======== Records for the task

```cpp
inline LdsLayout lds_layout(const DevScene &S, uint32_t m, size_t lds_pad) {
    LdsLayout L{};
    L.m = m;
    const bool bvh = S.n_bvh_nodes != 0u;
    const size_t rec_cand = (size_t)S.n_cand_pairs * sizeof(CandPairRec);
    const size_t rec_surf = (size_t)(S.n_objs + S.n_tris) * sizeof(SurfRec);
    L.bvh_in_lds = S.bvh_in_lds;
    if (S.cand_scan) {
        const size_t budget = 160u * 1024u / (bvh ? PT_CAND_BVH_WAVES : PT_CAND_WAVES) - (bvh ? 0u : 512u);
        DevScene S2 = S;
        S2.bvh_in_lds &= ~1u;
        L.defer = !bvh && S.glass_defer_ok;
        if (bvh && S.nodes_in_lds_ok) {
            DevScene S3 = S2;
            S3.bvh_in_lds |= 4u;
            L.nodes_lds = pass_lds_cand_offset(m, false) + pass_lds_cand_bytes() + pass_cand_bvh_bytes(S3) + rec_cand <= budget;
            if (L.nodes_lds) S2 = S3;
        }
        const size_t walk = bvh ? pass_cand_bvh_bytes(S2) : 0u;
        const size_t before = pass_lds_cand_offset(m, L.defer) + pass_lds_cand_bytes() + walk;
        L.surf_staged = before + rec_cand + rec_surf <= budget ? 1u : 0u;
        L.staged = bvh ? (L.surf_staged || before + rec_cand <= budget + 8u * 1024u) : L.surf_staged != 0u;
        if (bvh && L.staged && !L.surf_staged && before + rec_cand < budget) {
            const size_t fit = (budget - before - rec_cand) / sizeof(SurfRec);
            const size_t n_ranks = (size_t)S.n_objs + S.n_tris;
            L.surf_head = (uint32_t)(fit < n_ranks ? fit : n_ranks);
        }
        L.pass = bvh ? kPassCandBvh : kPassCand;
        L.bvh_in_lds = S2.bvh_in_lds;
        L.pass_lds = before + (L.staged ? rec_cand + (L.surf_staged ? rec_surf : (size_t)L.surf_head * sizeof(SurfRec)) : 0u);
        L.pass_pad = lds_pad;
    } else {
        const size_t lds_plain = pass_lds_defer_offset(m);
        const size_t lds_defer = lds_plain + (size_t)(kBlock / 64u) * 3u * kDeferCap * 16u;
        L.defer = lds_defer <= 32u * 1024u;
        L.pass = L.defer ? kPassDefer : kPassPlain;
        L.pass_lds = L.defer ? lds_defer : lds_plain;
    }
    L.isect_staged = intersect_cand_lds_bytes() + rec_cand <= 160u * 1024u / PT_ISECT_WAVES;
    L.isect_lds = intersect_cand_lds_bytes() + (L.isect_staged ? rec_cand : 0u);
    const size_t rec = (rec_cand + 15) & ~(size_t)15;
    DevScene S4 = S;
    S4.bvh_in_lds &= ~5u;
    const size_t mwalk = bvh ? pass_cand_queues_bytes(S4) + (size_t)(kBlock / 64u) * kCandWalkKeyBytes : 0u;
    const size_t base = intersect_cand_lds_bytes() + rec + mwalk;
    L.mega_cand = S.cand_scan && base + mega_spare_bytes(2) + kMegaOwnerBytes <= kMegaLdsBudget;
    if (L.mega_cand) {
        L.mega_depth = base + mega_spare_bytes(4) + kMegaOwnerBytes <= kMegaLdsBudget ? 4u : 2u;
        L.mega_spare_off = (uint32_t)base;
        const size_t after = base + mega_spare_bytes(L.mega_depth) + kMegaOwnerBytes;
        L.mega_surf_off = after + rec_surf <= kMegaLdsBudget ? (uint32_t)after : 0u;
        L.mega_lds = after + (L.mega_surf_off ? rec_surf : 0u);
    } else {
        L.mega_lds = bvh_lds_bytes(S, kBlock);
    }
    return L;
}

inline std::string lds_layout_line(const LdsLayout &L, int which) {
    char buf[256];
    if (which == 0 && L.pass == kPassCand)
        snprintf(buf, sizeof buf, "k_pass_cand: %zu bytes of LDS per workgroup (+ %zu of padding), m = %u, staged %d, defer %d",
                 L.pass_lds, L.pass_pad, L.m, (int)L.staged, (int)L.defer);
    else if (which == 0 && L.pass == kPassCandBvh)
        snprintf(buf, sizeof buf,
                 "k_pass_cand<BVH>: %zu bytes of LDS per workgroup (+ %zu of padding), m = %u, staged %d, nodes_lds %d, surf_staged %u, surf_head %u",
                 L.pass_lds, L.pass_pad, L.m, (int)L.staged, (int)L.nodes_lds, L.surf_staged, L.surf_head);
    else if (which == 0)
        snprintf(buf, sizeof buf, "k_pass: %zu bytes of LDS per workgroup (+ 0 of padding), m = %u, defer %d", L.pass_lds, L.m, (int)L.defer);
    else if (which == 1)
        snprintf(buf, sizeof buf, "k_intersect_cand: %zu bytes of LDS per workgroup (+ 0 of padding), staged %d", L.isect_lds,
                 (int)L.isect_staged);
    else if (L.mega_cand)
        snprintf(buf, sizeof buf, "k_mega_cand: %zu bytes of LDS per workgroup (+ 0 of padding), depth %u, spare_off %u, surf_off %u",
                 L.mega_lds, L.mega_depth, L.mega_spare_off, L.mega_surf_off);
    else
        snprintf(buf, sizeof buf, "k_mega: %zu bytes of LDS per workgroup (+ 0 of padding)", L.mega_lds);
    return buf;
}

}
```

Baseline: 58.56 billion.

## Park waiting ray throughput/word in LDS to cut registers in non-BVH candidate pass

For the non-BVH candidate pass, each thread's pending ray throughput and packed word are kept in a per-thread LDS row instead of live registers across the batch. The row is read back and refilled after the candidate batch, and sample-index advancing is deferred until then. The LDS tail is shrunk, a wait area is added to the layout, and target waves per CU rise from 5 to 6 with a tighter LDS budget. This trades extra LDS traffic and less LDS for staging for lower register pressure and higher occupancy.

```diff
diff --git a/path-tracer-rust_amd/csrc/pt_kernels.hip b/path-tracer-rust_amd/csrc/pt_kernels.hip
--- a/path-tracer-rust_amd/csrc/pt_kernels.hip
+++ b/path-tracer-rust_amd/csrc/pt_kernels.hip
@@ -64,6 +64,12 @@
     ray.p0 = a[0];
     ray.p1 = a[1];
     tp = *reinterpret_cast<const f32x4 *>(q.base + (i * 16u + q.off_tp));
+    ray.p2 = *reinterpret_cast<const f32x2 *>(q.base + (i * 8u + q.off_od1));
+}
+__device__ __forceinline__ void load_ray_slice(const StreamSlice &q, uint32_t i, RayRows &ray) {
+    const f32x2 *a = reinterpret_cast<const f32x2 *>(q.base + i * 16u);
+    ray.p0 = a[0];
+    ray.p1 = a[1];
     ray.p2 = *reinterpret_cast<const f32x2 *>(q.base + (i * 8u + q.off_od1));
 }
 
@@ -543,7 +549,7 @@
         float *cw = reinterpret_cast<float *>(s_tail_p + 4);
         cw[0] = F.lens_x, cw[1] = F.lens_y, cw[2] = F.lens_z, cw[3] = F.cam_px, cw[4] = F.cam_py, cw[5] = F.cam_pz;
         cw[6] = F.su_x, cw[7] = F.su_y, cw[8] = F.su_z, cw[9] = F.sv_x, cw[10] = F.sv_y, cw[11] = F.sv_z;
-        s_tail_p[16] = F.width, s_tail_p[17] = F.height;
+        s_tail_p[2] = F.width, s_tail_p[3] = F.height;
     }
     uint32_t *lds_pix = s_tail_p + kPassTailWords;
     uint32_t *lds_px = lds_pix + m, *lds_py = lds_px + m;
@@ -582,7 +588,7 @@
         cand.keys = reinterpret_cast<unsigned long long *>(wbase + 128u * 16u);
         cand.ray_b = reinterpret_cast<float2 *>(wbase + 128u * 24u);
         cand.queue = reinterpret_cast<uint16_t *>(wbase + 128u * 32u);
-        char *sbase = cbase + pass_lds_cand_bytes() + (BVH ? pass_cand_bvh_bytes(S) : 0u);
+        char *sbase = cbase + pass_lds_cand_bytes() + pass_lds_wait_bytes(BVH) + (BVH ? pass_cand_bvh_bytes(S) : 0u);
         cand.staged = reinterpret_cast<const CandPairRec *>(sbase);
         cand.surf = S.surf;
         if (STAGED) {
@@ -741,6 +747,24 @@
     PT_PHASE(kPhOther);
     uint32_t par = 0u;
     bool pending = false;
+    float4 *const wait_row = reinterpret_cast<float4 *>(reinterpret_cast<char *>(dyn_lds) + pass_lds_wait_offset(m)) + tid;
+    auto gen_advance = [&]() {
+#if PT_SAMPLE_MAJOR
+        gen_sj += step_r;
+        gen_pj += step_q;
+        if (gen_sj >= s_here) {
+            gen_sj -= s_here;
+            gen_pj += 1u;
+        }
+#else
+        gen_pj += step_r;
+        gen_sj += step_q;
+        if (gen_pj >= mb) {
+            gen_pj -= mb;
+            gen_sj += 1u;
+        }
+#endif
+    };
     vec3 prev_thr = mk(0.0f, 0.0f, 0.0f);
     uint32_t prev_word = 0;
     bool prev_valid = false;
@@ -781,39 +805,29 @@
                                      c2 = *reinterpret_cast<const float4 *>(s_tail_p + 12);
                         Fl.lens_x = c0.x, Fl.lens_y = c0.y, Fl.lens_z = c0.z, Fl.cam_px = c0.w, Fl.cam_py = c1.x, Fl.cam_pz = c1.y;
                         Fl.su_x = c1.z, Fl.su_y = c1.w, Fl.su_z = c2.x, Fl.sv_x = c2.y, Fl.sv_y = c2.z, Fl.sv_z = c2.w;
-                        Fl.width = s_tail_p[16], Fl.height = s_tail_p[17];
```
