template <bool SR>
hipError_t launch_comb_fallback(const uint8_t *sig, const uint32_t *key_slot, const uint32_t *idx, uint32_t n,
                                Ed25519Work w, KeyTable kt, const fe *bcomb, uint8_t *out, int aligned,
                                const uint8_t *group_ok, uint32_t group_log2, hipStream_t stream) {
  const uint32_t qblocks = (n + kQuadSigs - 1) / kQuadSigs;
  hipLaunchKernelGGL(k_verify_comb<SR>, dim3(qblocks), dim3(kQuadBlock), 0, stream, sig, key_slot, idx, n, w, kt, bcomb,
                     out, aligned, group_ok, group_log2);
  return hipGetLastError();
}
template hipError_t launch_comb_fallback<false>(const uint8_t *, const uint32_t *, const uint32_t *, uint32_t,
                                                Ed25519Work, KeyTable, const fe *, uint8_t *, int, const uint8_t *,
                                                uint32_t, hipStream_t);
template hipError_t launch_comb_fallback<true>(const uint8_t *, const uint32_t *, const uint32_t *, uint32_t,
                                               Ed25519Work, KeyTable, const fe *, uint8_t *, int, const uint8_t *,
                                               uint32_t, hipStream_t);

static std::atomic<int> g_half_mode{1};
void set_half_scalar_mode(int mode) { g_half_mode = mode == 0 || mode == 2 ? mode : 1; }
static int half_scalars_on() { return g_half_mode.load(std::memory_order_relaxed); }

template <bool SR>
static void launch_quad(uint32_t qblocks, hipStream_t stream, const uint8_t *sig, const uint32_t *idx,
                        const uint32_t *count_ptr, uint32_t n, Ed25519Work w, const fe *btab_q, uint8_t *out,
                        int aligned, const uint8_t *group_ok, uint32_t group_log2,
                        const uint8_t *sub_ok = nullptr, const uint32_t *fail_list = nullptr,
                        const uint32_t *fail_count = nullptr, const uint32_t *fb_list = nullptr,
                        const uint32_t *fb_count = nullptr, bool fallback = false) {
  const int half = half_scalars_on();
  const bool global = fallback || qblocks > 3u * 256u;
  if (global)
    hipLaunchKernelGGL((k_verify_quad<SR, true>), dim3(qblocks), dim3(kQuadBlock), 0, stream, sig, idx, count_ptr, n,
                       w, btab_q, out, aligned, group_ok, group_log2, sub_ok, fail_list, fail_count, fb_list,
                       fb_count, half);
  else
    hipLaunchKernelGGL((k_verify_quad<SR, false>), dim3(qblocks), dim3(kQuadBlock), 0, stream, sig, idx, count_ptr, n,
                       w, btab_q, out, aligned, group_ok, group_log2, sub_ok, fail_list, fail_count, fb_list,
                       fb_count, half);
}

static int is_aligned(const void *a, const void *b) {
  return ((((uintptr_t)a) | ((uintptr_t)b)) & 15) == 0;
}
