template <class T> void launch_fiber_gemm(hipStream_t s, const FiberItem* d_items, int nitems, int total_tiles,
                                          int TR, int KKmax, double* d_norm_partials);
inline int plan_fiber_gemm(FiberItem* it, int n, int TR, int tpw, int* nwg = nullptr) {
    for (int i = 0; i < n; ++i) tile_params(it[i].PA, it[i].PB, TR, it[i].TA, it[i].TB, it[i].nta, it[i].ntb);
    return lay_out(it, n, &FiberItem::tile_begin, nwg, [&](FiberItem& f) { f.tpw = tpw; return (f.nta * f.ntb + tpw - 1) / tpw; });
}
enum class FiberRoute { Generic, Mfma, RowGemm, F64 };
enum class FiberUse { Chain, Epilogue, Plain };
struct FiberRules {
    bool f32 = true, use_mfma = true, use_chi64 = true;
    int rg_D = 0, rg_cap = 0, rg_tpw = 0;
    bool matrix = false;
    bool general = false;
    int kk_min = 8, mfma_tpw = 0, f64_tpw = 0;
    int kk_floor = 1;
};
FiberRules fiber_rules(FiberUse use, bool f32, bool use_mfma, bool use_chi64);
struct FiberLaunch {
    FiberRoute route; int D, K;
    int TR, tpw, KKmax, NNmax, wgs; bool general;
    std::vector<FiberItem> items; std::vector<int> index, nwg;
};
std::vector<FiberLaunch> plan_fiber_pass(const FiberItem* items, int n, const FiberRules& r, size_t esz);
template <class T> void launch_fiber_route(hipStream_t s, const FiberLaunch& L, const FiberItem* d_items, double* d_norm_partials);
template <class T, class Acc> void launch_gram(hipStream_t s, const GramItem* d_items, int nitems, int total_chunks,
                                               int TR, int KKmax);
enum class GramRoute { Generic, Mfma32, Mfma64, Fused32, F64x64, F64x128, F64In, Gauge64, Gauge32 };
GramRoute gram_route(bool f32, bool acc64, bool has_M, bool all_same, bool all_f64in, size_t KKmax, bool use_mfma, bool use_chi64);
int gram_tile_rows(GramRoute r, size_t KKmax, size_t esz);
int plan_gram(GramItem* it, int n, GramRoute r, bool f32_acc64, int max_chunks, int* npart);
template <class T, class Acc> void launch_gram_route(hipStream_t s, GramRoute r, const GramItem* d_items, int nitems, int total_chunks, int TR, int KKmax,
                                                     bool all_full = false);
template <class Acc, class Out> void launch_reduce(hipStream_t s, const ReduceItem* d_items, int nitems, int total_elems);
template <class T> void launch_msg_finalize(hipStream_t s, const MsgFinalItem* d_items, int nitems);
struct RecoverItem { const void* A0; const void* A; void* V; int m; int n; int nu; const int* dyn; int dm, dn; int pre;  };
inline size_t jacobi_lds_bytes(int m, int n, bool withV, size_t esz) { return ((size_t)(m + 2) * n + (withV ? (size_t)(n + 2) * n : 0)) * esz; }
template <class T> void launch_jacobi(hipStream_t s, const JacobiItem* d_items, int nitems, int max_sweeps, size_t lds_bytes, int mmax, int ncols = 0);
inline bool theta_svd_pre_covers(int m, int n) { return n >= 2 && n <= 64 && m >= n && m <= 128; }
inline size_t theta_svd_pre_lds_bytes(int m, int n) { return ((((size_t)(m + 2) * n * 8) + 15) & ~(size_t)15) + (size_t)(n + 1) * n * 16; }
void launch_theta_svd_pre(hipStream_t s, const JacobiItem* d_items, int nitems, int max_sweeps, int mmax, int nmax);
struct SmallSvdItem { const void* src; void* M; void* GA; void* GV; int d, low, chi_b, hi; };
template <class T> void launch_small_svd_prepare(hipStream_t s, const SmallSvdItem* d_items, int nitems);
void launch_small_svd_finish(hipStream_t s, const SmallSvdItem* d_items, int nitems);
__host__ __device__ inline double rank_tau(bool f32_state, int n) { return f32_state ? 1e-12 : 4.0 * (double)n * 2.220446049250313e-16; }
struct CholItem { const void* G; void* L; void* Winv; int n; int* fail; double tau; double shift; };
struct TallSvdItem { const void* A; void* G; const void* L; void* R0; void* Rrot; int m, n; };
struct SmallGemmItem { const void* A; const void* B; void* C; int m, n, k; };
struct CopyItem { const void* src; void* dst; size_t n16; };
bool rowgemm_covers(const FiberItem& it);
void rowgemm_tiles(FiberItem& it);
int plan_rowgemm(FiberItem* it, int n, int cap, int* nwg = nullptr, int tpw = 0);
void launch_mfma_rowgemm(hipStream_t s, const FiberItem* d_items, int nitems, int total_wgs, int D, int K, double* d_norm_partials);
bool launch_x3_gram64(hipStream_t s, const GramItem* d_items, int nitems, int total_chunks, int KKmax);
void launch_x3_rowgemm64(hipStream_t s, const FiberItem* d_items, int nitems, int total_wgs, int D, double* d_norm_partials);
void launch_tall_gram(hipStream_t s, const TallSvdItem* d_items, int nitems, int nmax);
void launch_tall_rt(hipStream_t s, const TallSvdItem* d_items, int nitems);
void launch_tall_w(hipStream_t s, const TallSvdItem* d_items, int nitems, int nmax);
void launch_tall_mj(hipStream_t s, const SmallGemmItem* d_items, int nitems);
void launch_copy_items(hipStream_t s, const CopyItem* d_items, int nitems);
void launch_chol(hipStream_t s, const CholItem* d_items, int nitems, int nmax);
void launch_chol_packed(hipStream_t s, const CholItem* d_items, int nitems, int nmax);
template <class T> void launch_recover_v(hipStream_t s, const RecoverItem* d_items, int nitems, int nmax);
void launch_recover_v_mfma(hipStream_t s, const RecoverItem* d_items, int nitems, int nmax);
template <class T> void launch_env_prepare(hipStream_t s, const EnvItem* d_items, int nitems);
template <class T> void launch_env_finish(hipStream_t s, const EnvFinishItem* d_items, int nitems);
template <class T> void launch_gate_theta(hipStream_t s, const GateItem* d_items, int nitems);
template <class T> void launch_gate_theta_mm(hipStream_t s, const GateItem* d_items, int nitems);
template <class T> void launch_gate_finish(hipStream_t s, const GateItem* d_items, int nitems);
template <class T> void launch_diag(hipStream_t s, const DiagItem* d_items, int nitems);
template <class T> void launch_scale(hipStream_t s, const ScaleItem* d_items, int nitems);
void launch_norm_factor(hipStream_t s, const NormFactorItem* d_items, int nitems);
template <class T> void launch_permute(hipStream_t s, const PermItem& item);
template <class T> void launch_identity(hipStream_t s, void* out, int n);
template <class T> void launch_random_fill(hipStream_t s, void* out, size_t n, unsigned long long seed, double scale, bool real_only);
void launch_sum_doubles(hipStream_t s, const double* in, int n, double* out);
int plan_site_prob(size_t n, int d);
template <class T> void launch_site_prob_partial(hipStream_t s, const void* tabs, const void* psi, size_t n, int d, int nblocks, double* d_partial);
void launch_site_draw(hipStream_t s, const double* d_partial, int nblocks, int d, double neg_tol, const double* d_uniform, unsigned long long seed,
                      unsigned long long sample, unsigned long long step, bool draw, double* d_p, int* d_x, double* d_px, int* d_status);
template <class T> void launch_site_project(hipStream_t s, const void* psi, void* out, size_t nout, int d, const int* d_x, int x_host);
struct LoopGemmItem { const void* A; const void* B; void* C; int m, n, k, opB; int I0, J0; long long si0, si1, sj0, sj1;
                      int tile_begin, ntm, ntn; };
int plan_loop_cgemm(LoopGemmItem* it, int n);
template <class T> void launch_loop_cgemm(hipStream_t s, const LoopGemmItem* d_items, int nitems, int total_tiles);
struct BranchGramItem { const void* A; const void* B; void* C; int m, n, k; int R0, R1, C0, C1; long long sr[3], sc[3];
                        int tile_begin, ntm, ntn; };
int plan_loop_branch_gram(BranchGramItem* it, int n);
template <class T> void launch_loop_branch_gram(hipStream_t s, const BranchGramItem* d_items, int nitems, int total_tiles);
constexpr int kLoopDotMaxWgs = 1024;
struct LoopDotItem { const void* X; const void* Y; long long n; double* partial; double* out; int wg_begin, nwg; };
int plan_loop_dot(LoopDotItem* it, int n);
template <class T> void launch_loop_dot(hipStream_t s, const LoopDotItem* d_items, int nitems, int total_wgs);
struct LoopProjItem { void* T; const void* f; const void* b; int nr, nc; int wg_begin; };
int plan_loop_antiproject(LoopProjItem* it, int n);
template <class T> void launch_loop_antiproject(hipStream_t s, const LoopProjItem* d_items, int nitems, int total_wgs);
struct LoopTraceItem { const void* X; const void* Y; int p, q; double* partial; double* out; int wg_begin, nwg; };
int plan_loop_trace(LoopTraceItem* it, int n);
template <class T> void launch_loop_trace(hipStream_t s, const LoopTraceItem* d_items, int nitems, int total_wgs);
struct EdgeRdmItem { const void* partial_u; const void* partial_v; int nchunks_u, nchunks_v; int du, dv, chi; const double* scale_u; const double* scale_v; void* out; };
constexpr int kEdgeRdmLds = 64 * 1024;
__host__ __device__ inline int edge_rdm_block(int du, int dv, int chi) {
    const long long acc = 64ll * du * dv * du * dv, per = 16ll * ((long long)du * du + (long long)dv * dv) * chi;
    if (acc >= kEdgeRdmLds) return 0;
    const long long nb = (kEdgeRdmLds - acc) / per;
    return (int)(nb < chi ? nb : chi);
}
template <class P> void launch_edge_rdm(hipStream_t s, const EdgeRdmItem* d_items, int nitems);
template <class Pu, class Pv> void launch_edge_rdm_mixed(hipStream_t s, const EdgeRdmItem* d_items, int nitems);
struct PathApplyItem { const void* L_in; const void* T; void* L_out; const double* scale; int d, chi_a, chi_b, nchunks_in, ksplit; int wg_begin, nrb; };
constexpr int kPathApplyCols = 64;
constexpr int kPathApplyMaxSplit = 16;
constexpr int kPathApplyTargetWgs = 256;
int plan_path_apply(PathApplyItem* it, int n);
template <class P, class T> void launch_path_apply(hipStream_t s, const PathApplyItem* d_items, int nitems, int total_wgs);
struct InnerGramItem { const void* X; const void* Y; void* partial; int PA, Ka, Kb, PB; int chunk_begin, nchunks, blocks_per_chunk; };
inline bool inner_gram_covers(int Ka, int Kb) { return Ka >= 1 && Ka <= 64 && Kb >= 1 && Kb <= 64; }
int plan_inner_gram(InnerGramItem* it, int n, size_t esz, int max_chunks, int* npart);
template <class T> void launch_inner_gram(hipStream_t s, const InnerGramItem* d_items, int nitems, int total_chunks);
struct InnerFinalItem { const void* partial; int nchunks, rows, cols; const void* old_msg; void* new_msg; double* diff_out; double* sum_out; int normalize; };
template <class T> void launch_inner_finalize(hipStream_t s, const InnerFinalItem* d_items, int nitems);
struct InnerScalarItem { const void* m; const void* mr; int rows, cols; const double* rawsum; int normalize; const double* scale_a; const double* scale_b; double* out; };
template <class T> void launch_inner_scalar(hipStream_t s, const InnerScalarItem* d_items, int nitems);
struct AmpGemmItem { const void* T; const void* M; const int* idx; void* R; int d, PA, K, PB, ncols; int tile_begin, ntr, ntc; };
inline bool amp_covers(int K) { return K >= 1 && K <= 64; }
int plan_amp_gemm(AmpGemmItem* it, int n);
template <class T> void launch_amp_leg_gemm(hipStream_t s, const AmpGemmItem* d_items, int nitems, int total_tiles);
struct AmpAbsorbItem { const void* in; const void* m; void* out; int PA, K, PB, nstr; int wg_begin; };
int plan_amp_absorb(AmpAbsorbItem* it, int n);
template <class T> void launch_amp_absorb(hipStream_t s, const AmpAbsorbItem* d_items, int nitems, int total_wgs);
struct AmpFinalItem { const void* raw; const void* old_msg; void* new_msg; const int* done; double* diff_out; double* sum_out; int chi, nstr, normalize; int wg_begin; };
int plan_amp_finalize(AmpFinalItem* it, int n);
template <class T> void launch_amp_finalize(hipStream_t s, const AmpFinalItem* d_items, int nitems, int total_wgs);
void launch_amp_sweep_end(hipStream_t s, const double* diffs, int nseq, int nstrings, int iter, double tol, int* done, int* niter, double* fdiff);
struct AmpScalarItem { const void* m; const void* mr; const double* rawsum; const double* scale; const void* site; int chi, normalize, vertex; };
template <class T> void launch_amp_scalar(hipStream_t s, const AmpScalarItem* d_items, int nv, int ne, const int* cfg, int ld, int nstrings, double* out, int* flags);
void launch_site1_c64(hipStream_t s, const Site1Item* d_items, int nitems, int nbx, double* d_norm_partials);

================

▸ **Exercise goal**: If a line in the data above holds the string "sbase", report that line.

▸ **Solution for this exercise**:
-        char *sbase = cbase + pass_lds_cand_bytes() + (BVH ? pass_cand_bvh_bytes(S) : 0u);
+        char *sbase = cbase + pass_lds_cand_bytes() + pass_lds_wait_bytes(BVH) + (BVH ? pass_cand_bvh_bytes(S) : 0u);
         cand.staged = reinterpret_cast<const CandPairRec *>(sbase);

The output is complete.